◆ Task prompt: If a line in the records below contains "constexpr", copy that line.

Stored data
template <int F, int R_LOG, int CT_T, bool PROD>
__global__ void __launch_bounds__(lde_mid_threads<R_LOG, CT_T>() + (PROD ? 32 : 0), 1)
ntt_lde_mid_kernel(const __grid_constant__ PassArgs a, const uint2 *tw_fwd, const __grid_constant__ CUtensorMap omap,
                   const __grid_constant__ CUtensorMap imap) {
    constexpr int Q2 = (R_LOG + 1) / 2, Q1 = R_LOG - Q2;
    constexpr u32 E1 = 1u << Q1, E2 = 1u << Q2, R = 1u << R_LOG;
    constexpr u32 THREADS = lde_mid_threads<R_LOG, CT_T>();
    const u32 CT = CT_T ? (u32)CT_T : a.ct;
    const u32 gs1 = E2 * CT + ((CT + 32u - ((E2 * CT) & 31u)) & 31u);
    const u32 gs2 = E1 * CT + ((CT + 32u - ((E1 * CT) & 31u)) & 31u);
    const u32 buf_words = (max(E1 * gs1, E2 * gs2) + 3u) & ~3u;
    extern __shared__ __align__(128) unsigned char smem_raw[];
    u32 *data0 = reinterpret_cast<u32 *>(smem_raw);
    uint2 *twi0 = reinterpret_cast<uint2 *>(data0 + 2 * buf_words);
    uint2 *twf = twi0 + 2 * R;
    const u32 bar0 = (u32)__cvta_generic_to_shared(twf + a.n_cosets * R);
    auto full_bar = [&](u32 b) { return bar0 + 8u * b; };
    auto ready_bar = [&](u32 b) { return bar0 + 16u + 8u * b; };
    const u32 freed_bar = bar0 + 32u;

    const u32 total = (1u << (a.log_n - R_LOG)) * a.n_ctiles;
    auto issue = [&](u32 t, u32 buf) {
        const u32 ctile = t % a.n_ctiles, T = __brev(t / a.n_ctiles) >> (32 - R_LOG);
        const u32 col = ctile * CT, cw = min(CT, a.w - col);
// ... 1 lines not shown
        const u32 cpr = cw >> 2;
        const u32 rs = (THREADS / cpr) & ~(E2 - 1u);
        if (threadIdx.x < rs * cpr) {
            const u32 rho0 = threadIdx.x / cpr, e = 4u * (threadIdx.x - rho0 * cpr);
            u32 *dst = data0 + buf * buf_words + (rho0 >> Q2) * gs1 + (rho0 & (E2 - 1u)) * CT + e;
            const u32 *src = a.in + ((size_t)T * R + rho0) * a.w + col + e;
            const u32 dstep = (rs >> Q2) * gs1;
            const size_t sstep = (size_t)rs * a.w;
            for (u32 rho = rho0; rho < R; rho += rs, dst += dstep, src += sstep) cp_async16(dst, src);
        }
        cp_async_commit();
    };

    u32 t = blockIdx.x;
    if (t >= total) return;
#ifdef P3GPU_NTT_PROFILE
#define P3_PSTAMP(kk, slot, v) do { if (a.prof && (kk) < 16) a.prof[((size_t)blockIdx.x * 16 + (kk)) * 8 + (slot)] = (v); } while (0)
#else
#define P3_PSTAMP(kk, slot, v) do { } while (0)
#endif
    if constexpr (PROD) {
        if (threadIdx.x == 0) {
            for (u32 b = 0; b < 2; b++) { mbar_init(full_bar(b), 1); mbar_init(ready_bar(b), THREADS); }
            mbar_init(freed_bar, 1);
            asm volatile("fence.mbarrier_init.release.cluster;" ::: "memory");
        }
        __syncthreads();
        if (threadIdx.x >= THREADS) {
            if (threadIdx.x != THREADS) return;
            const u32 n_mine = (total - blockIdx.x + gridDim.x - 1) / gridDim.x;
            auto load = [&](u32 k) {
                const u32 b = k & 1u, tt = blockIdx.x + k * gridDim.x;
                const u32 col = (tt % a.n_ctiles) * CT, T = __brev(tt / a.n_ctiles) >> (32 - R_LOG);
                uint2 *tws = twi0 + b * R;
                tws[1] = a.tw[((size_t)1 << R_LOG) + T];
                mbar_expect_tx(full_bar(b), E1 * gs1 * 4u + 8u * (R - 2u) + (k == 0 ? a.n_cosets * R * 8u : 0u));
#ifdef P3GPU_NTT_PROFILE
                { unsigned long long ts_; asm volatile("mov.u64 %0, %%globaltimer;" : "=l"(ts_)); P3_PSTAMP(k, 2, ts_); }
#endif
                if (k == 0)
                    for (u32 cs = 0; cs < a.n_cosets; cs++) bulk_load(twf + cs * R, tw_fwd + (size_t)cs * a.tw_stride, R * 8u, full_bar(b));
                load_tile_twiddles(tws, a.tw, R_LOG, T, R_LOG, full_bar(b));
                tma_load_tile(&imap, data0 + b * buf_words, (int)col, 0, (int)T, full_bar(b));
            };
            load(0);
            if (n_mine > 1) load(1);
            for (u32 k = 0; k < n_mine; k++) {
                const u32 b = k & 1u, tt = blockIdx.x + k * gridDim.x;
                const u32 col = (tt % a.n_ctiles) * CT, L = tt / a.n_ctiles;
#ifdef P3GPU_NTT_PROFILE
                unsigned long long read_wait = 0;
#endif
                for (u32 cs = 0; cs < a.n_cosets; cs++) {
                    mbar_wait(ready_bar(b), ((k >> 1) * a.n_cosets + cs) & 1u);
                    if (!P3_SKIP(a.skip_store)) {
#ifdef P3GPU_NTT_PROFILE
                        unsigned long long w0_, w1_;
                        asm volatile("mov.u64 %0, %%globaltimer;" : "=l"(w0_));
#endif
                        if (a.tile_major) tma_store_tile(&omap, data0 + b * buf_words, 0, (int)tt, (int)cs);
                        else tma_store_tile_keep(&omap, data0 + b * buf_words, (int)col, (int)L, (int)cs);
                        bulk_wait_read();
#ifdef P3GPU_NTT_PROFILE
                        asm volatile("mov.u64 %0, %%globaltimer;" : "=l"(w1_));
                        read_wait += w1_ - w0_;
#endif
                    }
                    if (cs + 1 < a.n_cosets) mbar_arrive(freed_bar);
                }
#ifdef P3GPU_NTT_PROFILE
                P3_PSTAMP(k, 6, read_wait);
#endif
                if (k + 2 < n_mine) load(k + 2);
            }
            bulk_wait_all();
            return;
        }
    } else {
        for (u32 k = threadIdx.x; k < a.n_cosets * R; k += THREADS)
            if (k & (R - 1u)) cp_async8(twf + k, tw_fwd + (size_t)(k >> R_LOG) * a.tw_stride + (k & (R - 1u)));
        issue(t, 0);
    }
    for (u32 k = 0; t < total; t += gridDim.x, k++) {
        const u32 buf = k & 1u;
        if constexpr (PROD) {
#ifdef P3GPU_NTT_PROFILE
            if (a.prof && threadIdx.x == 0 && k < 16) { u32 sm_; asm volatile("mov.u32 %0, %%smid;" : "=r"(sm_)); a.prof[((size_t)blockIdx.x * 16 + k) * 8] = sm_; }
#endif
            P3_STAMP(1);
            mbar_wait(full_bar(buf), (k >> 1) & 1u);
        } else {
            if (threadIdx.x == 0) bulk_wait_read();
            __syncthreads();
#ifdef P3GPU_NTT_PROFILE
            if (a.prof && threadIdx.x == 0 && k < 16) { u32 sm_; asm volatile("mov.u32 %0, %%smid;" : "=r"(sm_)); a.prof[((size_t)blockIdx.x * 16 + k) * 8] = sm_; }
#endif
            P3_STAMP(1);
            if (t + gridDim.x < total) { issue(t + gridDim.x, buf ^ 1u); P3_STAMP(2); cp_async_wait<1>(); }
            else { P3_STAMP(2); cp_async_wait<0>(); }
            __syncthreads();
        }
        P3_STAMP(3);
        u32 *data = data0 + buf * buf_words;
        const uint2 *twi = twi0 + buf * R;
        const u32 ctile = t % a.n_ctiles, L = t / a.n_ctiles;
        const u32 col = ctile * CT, cw = min(CT, a.w - col);
        const u32 dg = THREADS / cw, dc = THREADS - dg * cw;
        {
            u32 g = threadIdx.x / cw, c = threadIdx.x - g * cw;
            for (; g < E2; ) {
                u32 *sp = data + g * CT + c;
                u32 x[E1];
#pragma unroll
                for (u32 m = 0; m < E1; m++) x[m] = sp[m * gs1];
                if (!P3_SKIP(a.skip_bfly)) reg_network<F, Q1>(x, twi, 1u);
// ... 4 lines not shown
            }
        }
        consumer_sync<PROD, THREADS>();
        P3_STAMP(4);
        const u32 gf = threadIdx.x / cw, c = threadIdx.x - gf * cw;
        const bool active = gf < E1;
        u32 coef[E2];
        if (active) {
            const u32 g = __brev(gf) >> (32 - Q1);
            const u32 *sp = data + g * gs1 + c;
#pragma unroll
            for (u32 m = 0; m < E2; m++) coef[m] = sp[m * CT];
            if (!P3_SKIP(a.skip_bfly)) reg_network<F, Q2>(coef, twi, E1 + g);
        }
#ifdef P3GPU_NTT_PROFILE
        unsigned long long store_wait = 0;
#endif
        for (u32 cs = 0; cs < a.n_cosets; cs++) {
            const uint2 *tf = twf + cs * R;
#ifdef P3GPU_NTT_PROFILE
            unsigned long long w0_ = 0, w1_ = 0;
            if (cs > 0) asm volatile("mov.u64 %0, %%globaltimer;" : "=l"(w0_));
#endif
            if (PROD && cs > 0) {
                mbar_wait_plain(freed_bar, (k * (a.n_cosets - 1u) + cs - 1u) & 1u);
            } else {
                if (cs > 0 && threadIdx.x == 0) bulk_wait_read();
                consumer_sync<PROD, THREADS>();
            }
#ifdef P3GPU_NTT_PROFILE
            if (cs > 0) { asm volatile("mov.u64 %0, %%globaltimer;" : "=l"(w1_)); store_wait += w1_ - w0_; }
#endif
            if (active) {
                u32 y[E2];
#pragma unroll
                for (u32 j = 0; j < E2; j++) y[j] = coef[brev_const<Q2>(j)];
                if (!P3_SKIP(a.skip_bfly)) reg_network<F, Q2>(y, tf, 1u);
                u32 *sp = data + gf * CT + c;
#pragma unroll
                for (u32 j = 0; j < E2; j++) sp[j * gs2] = y[j];
            }
            consumer_sync<PROD, THREADS>();
            {
                u32 j = threadIdx.x / cw, c2 = threadIdx.x - j * cw;
                for (; j < E2; ) {
                    u32 *sp = data + j * gs2 + c2;
                    u32 x[E1];
#pragma unroll
                    for (u32 b = 0; b < E1; b++) x[b] = sp[b * CT];
                    if (!P3_SKIP(a.skip_bfly)) reg_network<F, Q1>(x, tf, E2 + j);
                    if (!P3_SKIP(a.skip_store)) {
#pragma unroll
                        for (u32 b = 0; b < E1; b++) sp[b * CT] = x[b];
                    }
                    c2 += dc; j += dg;
                    if (c2 >= cw) { c2 -= cw; j++; }
                }
            }
            if constexpr (PROD) {
                fence_proxy_async_smem();
                mbar_arrive(ready_bar(buf));
            } else if (!P3_SKIP(a.skip_store)) {
                fence_proxy_async_smem();
                __syncthreads();
                if (threadIdx.x == 0) {
                    if (a.tile_major) tma_store_tile(&omap, data, 0, (int)t, (int)cs);
                    else tma_store_tile(&omap, data, (int)col, (int)L, (int)cs);
                }
            }
        }
#ifdef P3GPU_NTT_PROFILE
        if (a.prof && threadIdx.x == 0 && k < 16) a.prof[((size_t)blockIdx.x * 16 + k) * 8 + (PROD ? 7 : 6)] = store_wait;
#endif
        P3_STAMP(5);
    }
    if (!PROD && threadIdx.x == 0) bulk_wait_all();
}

◆ Response to this task:
    constexpr int Q2 = (R_LOG + 1) / 2, Q1 = R_LOG - Q2;
    constexpr u32 E1 = 1u << Q1, E2 = 1u << Q2, R = 1u << R_LOG;
    constexpr u32 THREADS = lde_mid_threads<R_LOG, CT_T>();
    if constexpr (PROD) {
        if constexpr (PROD) {
            if constexpr (PROD) {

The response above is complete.